La dimensión poética del filme no es un artificio, sino la consecuencia natural de una forma de mirar. La imagen, siempre respetuosa, siempre atenta, parece escuchar. Recoge la espiritualidad del paisaje, ese mar que custodia los restos de galeones españoles y portugueses. Aprecia esas montañas que guardan secretos supersticiosos pero también la rudeza de la vida diaria.
Os Naufragados es también una reflexión sobre la historia y el presente: sobre el peso de la colonización y su eco contemporáneo en forma de políticas neoliberales que amenazan, esta vez, con convertir un territorio vivo en un enclave turístico de lujo. A pequeña escala, la comunidad de la playa Naufragados experimenta el mismo proceso de expulsión silenciosa que tantos otros lugares del mundo: un tipo de postcolonialismo que no llega con banderas, sino con leyes, decretos y promesas de preservación ambiental que ocultan intereses económicos.
En este sentido, la película también se reajusta a medida que avanza el metraje, desde el cine ensayo más personal hacia una propuesta más activista y testimonial de la injusticia que están sufriendo aquellos a los que lleva años acompañando. El director observa y escucha, fortaleciendo el vínculo con quienes le abren las puertas de sus casas y de sus miedos. El resultado es un retrato coral que nunca los exotiza: hombres y mujeres que trabajan la tierra y el mar, que viven en un tiempo distinto, que saben que sus casas pueden desaparecer en cualquier momento. Náufragos de un modo de vida que resiste, como dice uno de ellos, y que solo pide no querer nada más, y nada menos, que seguir existiendo en su propio lugar.
La búsqueda del cineasta de su propia identidad, de su lugar en el mundo (y en la película) constituye otro importante hilo emocional, explícitamente reflejado en los paralelismos que dibuja entre la playa de Naufragados y el barrio malagueño de su infancia.
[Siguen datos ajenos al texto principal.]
#include "../../include/vslam.h"
#include "kernels_generic.hip.h"
#include "kernels_pyramid.hip.h"
#include "kernels_strip.hip.h"
#include "kernels_hdiff.hip.h"
#include "kernels_aux.hip.h"
#include "kernels_harris_strip.hip.h"
#include "kernels_orient.hip.h"
#include "kernels_orient_batch.hip.h"
#include "kernels_orient_pk.hip.h"
#include "kernels_compact.hip.h"
#include "kernels_sift.hip.h"
#include "kernels_extrema_dense.hip.h"
#include "vslam_internal.h"
#include "vslam_ctx.h"
#include "vslam_launch.h"
#include "vslam_mx.h"
#include "vslam_octave_launch.h"

using namespace vslam;


struct vslam_pyramid {
    vslam_ctx* ctx = nullptr;
    vslam_params params{};
    vslam_batch_layout layout{};
    vslam_pyramid_info info{};
    uint8_t* d_block = nullptr;
    uint8_t* d_bases = nullptr;
    size_t block_cap = 0, bases_cap = 0;
    size_t base_off[VSLAM_MAX_OCTAVES] = {};
};


static const char* const kKernelNames =
    "k_resize_linear2x\nk_blur_h_generic\nk_blur_v_generic\n"
    "k_dog5\nk_resize_nearest_half\nk_extrema\nk_pyr_octave\nk_pyr_octave_mx\n"
    "k_gauss_v_strip\nk_gauss_h_strip\nk_gauss_h_diff\nk_resize_linear2x_slide\nk_resize_nearest_half_v4\nk_extrema_w3\nk_extrema_dense\nk_localize_points\nk_orient_keypoints\nk_edge_response_windows\nk_level_gradients\nk_pack_rows\nk_edge_flags\nk_survivor_ranges\nk_orient_survivors\n"
    "k_extrema_pack\nk_harris_strip\nk_flag_count\nk_chunk_scan\nk_flag_scatter\nk_level_gradients\nk_sift_descriptors\nk_pack_offsets\nk_pack_copy\nk_count_totals\n"
    "k_desc_norms\nk_match_nn2\nk_match_merge";


struct StreamSwap {
    vslam_ctx* c;
    hipStream_t saved;
    StreamSwap(vslam_ctx* ctx, hipStream_t s) : c(ctx), saved(ctx->stream) { c->stream = s; }
    ~StreamSwap() { c->stream = saved; }
};

static int raise_dyn_lds(vslam_ctx* c, const void* fn) {
    if (c->lds_raised.count(fn)) return VSLAM_OK;
    HIPCHK(c, hipFuncSetAttribute(fn, hipFuncAttributeMaxDynamicSharedMemorySize, kMaxDynLds));
    c->lds_raised.insert(fn);
    return VSLAM_OK;
}

static void* block_alloc(vslam_ctx* c, size_t bytes, size_t* cap) {
    int best = -1;
    for (int i = 0; i < (int)c->block_cache.size(); ++i) {
        const size_t sz = c->block_cache[i].first;
        if (sz >= bytes && sz <= 2 * bytes + (1 << 20) && (best < 0 || sz < c->block_cache[best].first)) best = i;
    }
    if (best >= 0) {
        void* p = c->block_cache[best].second;
        *cap = c->block_cache[best].first;
        c->block_cache.erase(c->block_cache.begin() + best);
        return p;
    }
    void* p = nullptr;
    if (hipMalloc(&p, bytes) != hipSuccess) {
        for (auto& b : c->block_cache) (void)hipFree(b.second);
        c->block_cache.clear();
        if (hipMalloc(&p, bytes) != hipSuccess) return nullptr;
    }
    *cap = bytes;
    return p;
}
static void block_release(vslam_ctx* c, void* p, size_t cap) {
    if (!p) return;
    if (c && c->block_cache.size() < 8 && cap <= ((size_t)1 << 30))
        c->block_cache.emplace_back(cap, p);
    else
        (void)hipFree(p);
}

int vslam::ws_reserve(vslam_ctx* c, size_t bytes) {
    if (bytes <= c->ws_cap) return VSLAM_OK;
    HIPCHK(c, hipStreamSynchronize(c->stream));
    for (int i = 0; i < vslam_ctx::kAux; ++i)
        if (c->aux[i]) HIPCHK(c, hipStreamSynchronize(c->aux[i]));
    if (c->ws) (void)hipFree(c->ws);
    c->ws = nullptr;
    c->ws_cap = 0;
    const size_t want = align_up(bytes + bytes / 8, 1 << 20);
    HIPCHK(c, hipMalloc((void**)&c->ws, want));
    c->ws_cap = want;
    return VSLAM_OK;
}

static bool stream_is_capturing(vslam_ctx* c) {
    hipStreamCaptureStatus cap = hipStreamCaptureStatusNone;
    if (hipStreamIsCapturing(c->stream, &cap) != hipSuccess) (void)hipGetLastError();
    return cap != hipStreamCaptureStatusNone;
}
#define NO_TABLE_IN_CAPTURE(ctx, what)                                                                                                      \
    if (stream_is_capturing(ctx))                                                                                                           \
    return fail(ctx, VSLAM_ERR_UNSUPPORTED, std::string(what) + ": its tap tables are not on the device yet and cannot be put there during a stream capture - " \
                                                                "run one warm-up call with the same parameters and the same matrix-path setting first")

enum TableKind { kTableBlur, kTableStrip, kTableTile, kTableMx, kTableOrient };

template <class T, class Fill>
static int get_table(vslam_ctx* c, TableKind kind, double v, int i, const char* what, size_t bytes, Fill fill, const T** out) {
    uint64_t vb;
    std::memcpy(&vb, &v, 8);
    const auto key = std::make_tuple((int)kind, vb, i);
    auto it = c->tables.find(key);
    if (it == c->tables.end()) {
        NO_TABLE_IN_CAPTURE(c, what);
        std::vector<char> host(bytes);
        TRY(fill(static_cast<void*>(host.data())));
// ... 262 lines not shown
    ws.add(s.bases, (size_t)nf * sum_p);
    ws.add(s.h, (size_t)nf * dog_h_elems(L, plans) + 128);
    ws.add(s.lflags, (size_t)nf * L.bits_frame_words);
    ws.add(s.cws, compaction_ws_elems(L.bits_frame_words, nf));
    ws.add(s.pbegin, nf);
}


template <class CFG>
static int enqueue_pyr_octave(vslam_ctx* c, double sigma0, int o, const OctPlan& pl, const OctIO& io) {
    const PyrTaps<CFG>* taps;
    TRY(get_table(c, kTableTile, sigma0, o, "octave kernel", sizeof(PyrTaps<CFG>), [&](void* host) -> int {
        const uint16_t* tp[6];
        tap_pointers(pl.taps, tp);
        pyr_pack_taps<CFG>(tp, *static_cast<PyrTaps<CFG>*>(host));
        return VSLAM_OK;
    }, &taps));
    TRY(raise_dyn_lds(c, reinterpret_cast<const void*>(&k_pyr_octave<CFG>)));
    const dim3 grid((io.cols + CFG::TW - 1) / CFG::TW, (io.rows + CFG::TH - 1) / CFG::TH, io.nf);
    LAUNCH_ON(c, "k_pyr_octave", o, c->stream, CFG::LDS_BYTES, k_pyr_octave<CFG>, grid, dim3(CFG::NT), io.base, io.bframe, io.oct, io.pframe, io.rows,
              io.cols, io.pitch, taps, io.next_base, io.nframe, io.nrows, io.ncols, io.npitch);
    return VSLAM_OK;
}

static int enqueue_pyr_octave_mx(vslam_ctx* c, double sigma0, int o, const OctPlan& pl, const OctIO& io, const MxScan* scan, int up2_step = 0) {
    const void* table;
    TRY(get_table(c, kTableMx, sigma0, o, "matrix-core octave kernel", mx_taps_bytes(pl.mx), [&](void* host) -> int {
        const uint16_t* tp[6];
        tap_pointers(pl.taps, tp);
        if (!mx_pack(pl.mx, tp, host)) return fail(c, VSLAM_ERR_UNSUPPORTED, "matrix-core octave kernel: a tap exceeds 127");
        HIPCHK(c, mx_prepare(pl.mx));
        return VSLAM_OK;
    }, &table));
    hipError_t e;
    {
        TimedScope ts(c, "k_pyr_octave_mx", o);
        e = mx_launch(pl.mx, c->stream, table, io, scan, up2_step);
    }
    HIPCHK(c, e);
    return VSLAM_OK;
}

static int dog_side_gate(const std::vector<OctPlan>& plans, int nf) {
    int gate = -1;
    if (nf >= 32)
        for (int o = 0; o < (int)plans.size(); ++o)
            if (plans[o].path == OctPath::Tile0 || plans[o].path == OctPath::Tile1) gate = o;
    return gate;
}

static DenseGeom dense_geom(const vslam_batch_layout& L, int o, int min_contrast, int nf) {
    DenseGeom g;
    g.rows = L.rows[o], g.cols = L.cols[o], g.pitch = L.pitch[o];
    g.wpr = (g.cols + 63) / 64;
    g.min_contrast = min_contrast;
    g.P = (unsigned int)((size_t)g.rows * g.pitch);
    g.dog_off = (unsigned int)(L.octave_offset[o] + (size_t)VSLAM_NUM_LEVELS * g.P);
    const long waves_per_rowseg = 4L * (((g.cols + 3) / 4 + 255) / 256) * nf;
    const long segs_wanted = std::max<long>(1, 8192 / waves_per_rowseg);
    g.seg = (int)std::min<long>(XD_SEG_MAX, std::max<long>(4, (g.rows + segs_wanted - 1) / segs_wanted));
    return g;
}

namespace {
struct DogOut {
    uint8_t* pyr;
    size_t pframe;
    unsigned long long* bits = nullptr;
    bool do_extrema = false;
    vslam_point* points = nullptr;
    unsigned int* counts = nullptr;
};

struct DogRun {
    hipStream_t side = nullptr;
    hipStream_t up = nullptr;
    std::function<int(int)> after_list;
    std::function<int(int)> after_octave;
    bool later_chunk = false;
    bool bases_are_scratch = false;
};
}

Ese puente sentimental recorre todo el metraje, sutilmente, como una constante resonancia geográfica y afectiva en la que Peña parece encontrar un motivo profundo para filmar y conservar una forma de vida antes de que desaparezca.
Cuando la película llega a su cierre, sentimos que hemos asistido a un proceso vital y cinematográfico simultáneo: una búsqueda personal que se convierte en un acto político, aunque nunca grandilocuente; una elegía por un mundo que se resiste a desaparecer y, a la vez, un testimonio sobre la fragilidad de lo que está constantemente a punto de ser demolido material y simbólicamente.